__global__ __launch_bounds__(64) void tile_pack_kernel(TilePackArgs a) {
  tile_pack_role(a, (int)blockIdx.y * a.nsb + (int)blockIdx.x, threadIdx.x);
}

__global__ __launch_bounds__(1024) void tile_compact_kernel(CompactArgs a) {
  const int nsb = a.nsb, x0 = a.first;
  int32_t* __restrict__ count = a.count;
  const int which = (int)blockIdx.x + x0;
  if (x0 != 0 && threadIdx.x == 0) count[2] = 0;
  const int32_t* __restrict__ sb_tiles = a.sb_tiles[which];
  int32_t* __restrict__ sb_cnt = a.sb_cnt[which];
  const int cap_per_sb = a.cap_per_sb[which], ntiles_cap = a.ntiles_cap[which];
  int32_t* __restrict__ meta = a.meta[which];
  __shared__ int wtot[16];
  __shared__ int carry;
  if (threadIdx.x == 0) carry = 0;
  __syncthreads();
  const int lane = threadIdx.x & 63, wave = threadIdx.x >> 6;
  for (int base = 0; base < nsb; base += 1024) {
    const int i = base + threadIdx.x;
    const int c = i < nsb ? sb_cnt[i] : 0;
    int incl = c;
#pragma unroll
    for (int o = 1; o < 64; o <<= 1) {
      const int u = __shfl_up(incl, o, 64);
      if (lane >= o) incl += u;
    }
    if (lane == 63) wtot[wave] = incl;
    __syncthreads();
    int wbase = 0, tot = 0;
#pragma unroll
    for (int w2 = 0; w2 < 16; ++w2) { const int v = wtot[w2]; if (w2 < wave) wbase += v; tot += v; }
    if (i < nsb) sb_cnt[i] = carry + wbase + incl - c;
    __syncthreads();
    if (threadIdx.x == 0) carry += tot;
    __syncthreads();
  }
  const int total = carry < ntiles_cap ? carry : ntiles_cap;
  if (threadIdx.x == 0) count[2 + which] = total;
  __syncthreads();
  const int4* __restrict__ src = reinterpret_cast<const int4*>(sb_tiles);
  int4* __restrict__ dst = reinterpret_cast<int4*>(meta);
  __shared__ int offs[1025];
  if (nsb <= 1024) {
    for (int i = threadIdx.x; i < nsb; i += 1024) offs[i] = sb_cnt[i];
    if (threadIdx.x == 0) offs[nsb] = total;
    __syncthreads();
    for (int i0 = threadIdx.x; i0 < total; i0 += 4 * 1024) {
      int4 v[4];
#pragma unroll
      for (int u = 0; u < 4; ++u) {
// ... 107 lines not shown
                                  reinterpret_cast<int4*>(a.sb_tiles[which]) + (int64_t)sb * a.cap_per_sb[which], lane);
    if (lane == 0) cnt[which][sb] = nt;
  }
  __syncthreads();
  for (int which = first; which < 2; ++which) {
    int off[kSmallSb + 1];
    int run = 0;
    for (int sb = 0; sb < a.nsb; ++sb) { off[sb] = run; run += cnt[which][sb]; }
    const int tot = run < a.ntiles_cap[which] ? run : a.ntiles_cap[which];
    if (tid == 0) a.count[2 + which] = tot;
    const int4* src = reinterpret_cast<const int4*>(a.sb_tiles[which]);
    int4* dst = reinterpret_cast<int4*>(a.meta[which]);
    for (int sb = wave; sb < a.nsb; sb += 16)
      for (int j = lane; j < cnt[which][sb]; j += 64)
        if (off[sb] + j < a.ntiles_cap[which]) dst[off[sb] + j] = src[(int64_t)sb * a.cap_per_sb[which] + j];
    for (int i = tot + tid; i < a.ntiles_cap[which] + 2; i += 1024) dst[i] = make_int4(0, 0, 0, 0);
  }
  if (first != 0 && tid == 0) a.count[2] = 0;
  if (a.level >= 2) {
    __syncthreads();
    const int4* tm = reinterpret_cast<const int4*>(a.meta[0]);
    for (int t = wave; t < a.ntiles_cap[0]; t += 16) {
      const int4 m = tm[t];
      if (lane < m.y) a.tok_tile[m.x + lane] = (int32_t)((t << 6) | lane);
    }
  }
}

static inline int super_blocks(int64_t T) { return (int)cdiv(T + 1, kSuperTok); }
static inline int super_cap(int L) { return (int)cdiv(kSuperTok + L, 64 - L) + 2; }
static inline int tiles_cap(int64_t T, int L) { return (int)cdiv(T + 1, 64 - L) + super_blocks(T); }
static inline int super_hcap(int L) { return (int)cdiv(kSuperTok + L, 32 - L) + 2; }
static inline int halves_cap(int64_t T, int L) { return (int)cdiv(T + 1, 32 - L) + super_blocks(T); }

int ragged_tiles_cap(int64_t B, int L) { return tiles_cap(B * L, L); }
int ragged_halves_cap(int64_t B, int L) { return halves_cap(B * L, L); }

########

§ **EXERCISE DETAILS**:
The reply should consist of the full listing, copied exactly.

§ **ANSWER TO THIS TASK**:
__global__ __launch_bounds__(64) void tile_pack_kernel(TilePackArgs a) {
  tile_pack_role(a, (int)blockIdx.y * a.nsb + (int)blockIdx.x, threadIdx.x);
}

__global__ __launch_bounds__(1024) void tile_compact_kernel(CompactArgs a) {
  const int nsb = a.nsb, x0 = a.first;
  int32_t* __restrict__ count = a.count;
  const int which = (int)blockIdx.x + x0;
  if (x0 != 0 && threadIdx.x == 0) count[2] = 0;
  const int32_t* __restrict__ sb_tiles = a.sb_tiles[which];
  int32_t* __restrict__ sb_cnt = a.sb_cnt[which];
  const int cap_per_sb = a.cap_per_sb[which], ntiles_cap = a.ntiles_cap[which];
  int32_t* __restrict__ meta = a.meta[which];
  __shared__ int wtot[16];
  __shared__ int carry;
  if (threadIdx.x == 0) carry = 0;
  __syncthreads();
  const int lane = threadIdx.x & 63, wave = threadIdx.x >> 6;
  for (int base = 0; base < nsb; base += 1024) {
    const int i = base + threadIdx.x;
    const int c = i < nsb ? sb_cnt[i] : 0;
    int incl = c;
#pragma unroll
    for (int o = 1; o < 64; o <<= 1) {
      const int u = __shfl_up(incl, o, 64);
      if (lane >= o) incl += u;
    }
    if (lane == 63) wtot[wave] = incl;
    __syncthreads();
    int wbase = 0, tot = 0;
#pragma unroll
    for (int w2 = 0; w2 < 16; ++w2) { const int v = wtot[w2]; if (w2 < wave) wbase += v; tot += v; }
    if (i < nsb) sb_cnt[i] = carry + wbase + incl - c;
    __syncthreads();
    if (threadIdx.x == 0) carry += tot;
    __syncthreads();
  }
  const int total = carry < ntiles_cap ? carry : ntiles_cap;
  if (threadIdx.x == 0) count[2 + which] = total;
  __syncthreads();
  const int4* __restrict__ src = reinterpret_cast<const int4*>(sb_tiles);
  int4* __restrict__ dst = reinterpret_cast<int4*>(meta);
  __shared__ int offs[1025];
  if (nsb <= 1024) {
    for (int i = threadIdx.x; i < nsb; i += 1024) offs[i] = sb_cnt[i];
    if (threadIdx.x == 0) offs[nsb] = total;
    __syncthreads();
    for (int i0 = threadIdx.x; i0 < total; i0 += 4 * 1024) {
      int4 v[4];
#pragma unroll
      for (int u = 0; u < 4; ++u) {
// ... 107 lines not shown
                                  reinterpret_cast<int4*>(a.sb_tiles[which]) + (int64_t)sb * a.cap_per_sb[which], lane);
    if (lane == 0) cnt[which][sb] = nt;
  }
  __syncthreads();
  for (int which = first; which < 2; ++which) {
    int off[kSmallSb + 1];
    int run = 0;
    for (int sb = 0; sb < a.nsb; ++sb) { off[sb] = run; run += cnt[which][sb]; }
    const int tot = run < a.ntiles_cap[which] ? run : a.ntiles_cap[which];
    if (tid == 0) a.count[2 + which] = tot;
    const int4* src = reinterpret_cast<const int4*>(a.sb_tiles[which]);
    int4* dst = reinterpret_cast<int4*>(a.meta[which]);
    for (int sb = wave; sb < a.nsb; sb += 16)
      for (int j = lane; j < cnt[which][sb]; j += 64)
        if (off[sb] + j < a.ntiles_cap[which]) dst[off[sb] + j] = src[(int64_t)sb * a.cap_per_sb[which] + j];
    for (int i = tot + tid; i < a.ntiles_cap[which] + 2; i += 1024) dst[i] = make_int4(0, 0, 0, 0);
  }
  if (first != 0 && tid == 0) a.count[2] = 0;
  if (a.level >= 2) {
    __syncthreads();
    const int4* tm = reinterpret_cast<const int4*>(a.meta[0]);
    for (int t = wave; t < a.ntiles_cap[0]; t += 16) {
      const int4 m = tm[t];
      if (lane < m.y) a.tok_tile[m.x + lane] = (int32_t)((t << 6) | lane);
    }
  }
}

static inline int super_blocks(int64_t T) { return (int)cdiv(T + 1, kSuperTok); }
static inline int super_cap(int L) { return (int)cdiv(kSuperTok + L, 64 - L) + 2; }
static inline int tiles_cap(int64_t T, int L) { return (int)cdiv(T + 1, 64 - L) + super_blocks(T); }
static inline int super_hcap(int L) { return (int)cdiv(kSuperTok + L, 32 - L) + 2; }
static inline int halves_cap(int64_t T, int L) { return (int)cdiv(T + 1, 32 - L) + super_blocks(T); }

int ragged_tiles_cap(int64_t B, int L) { return tiles_cap(B * L, L); }
int ragged_halves_cap(int64_t B, int L) { return halves_cap(B * L, L); }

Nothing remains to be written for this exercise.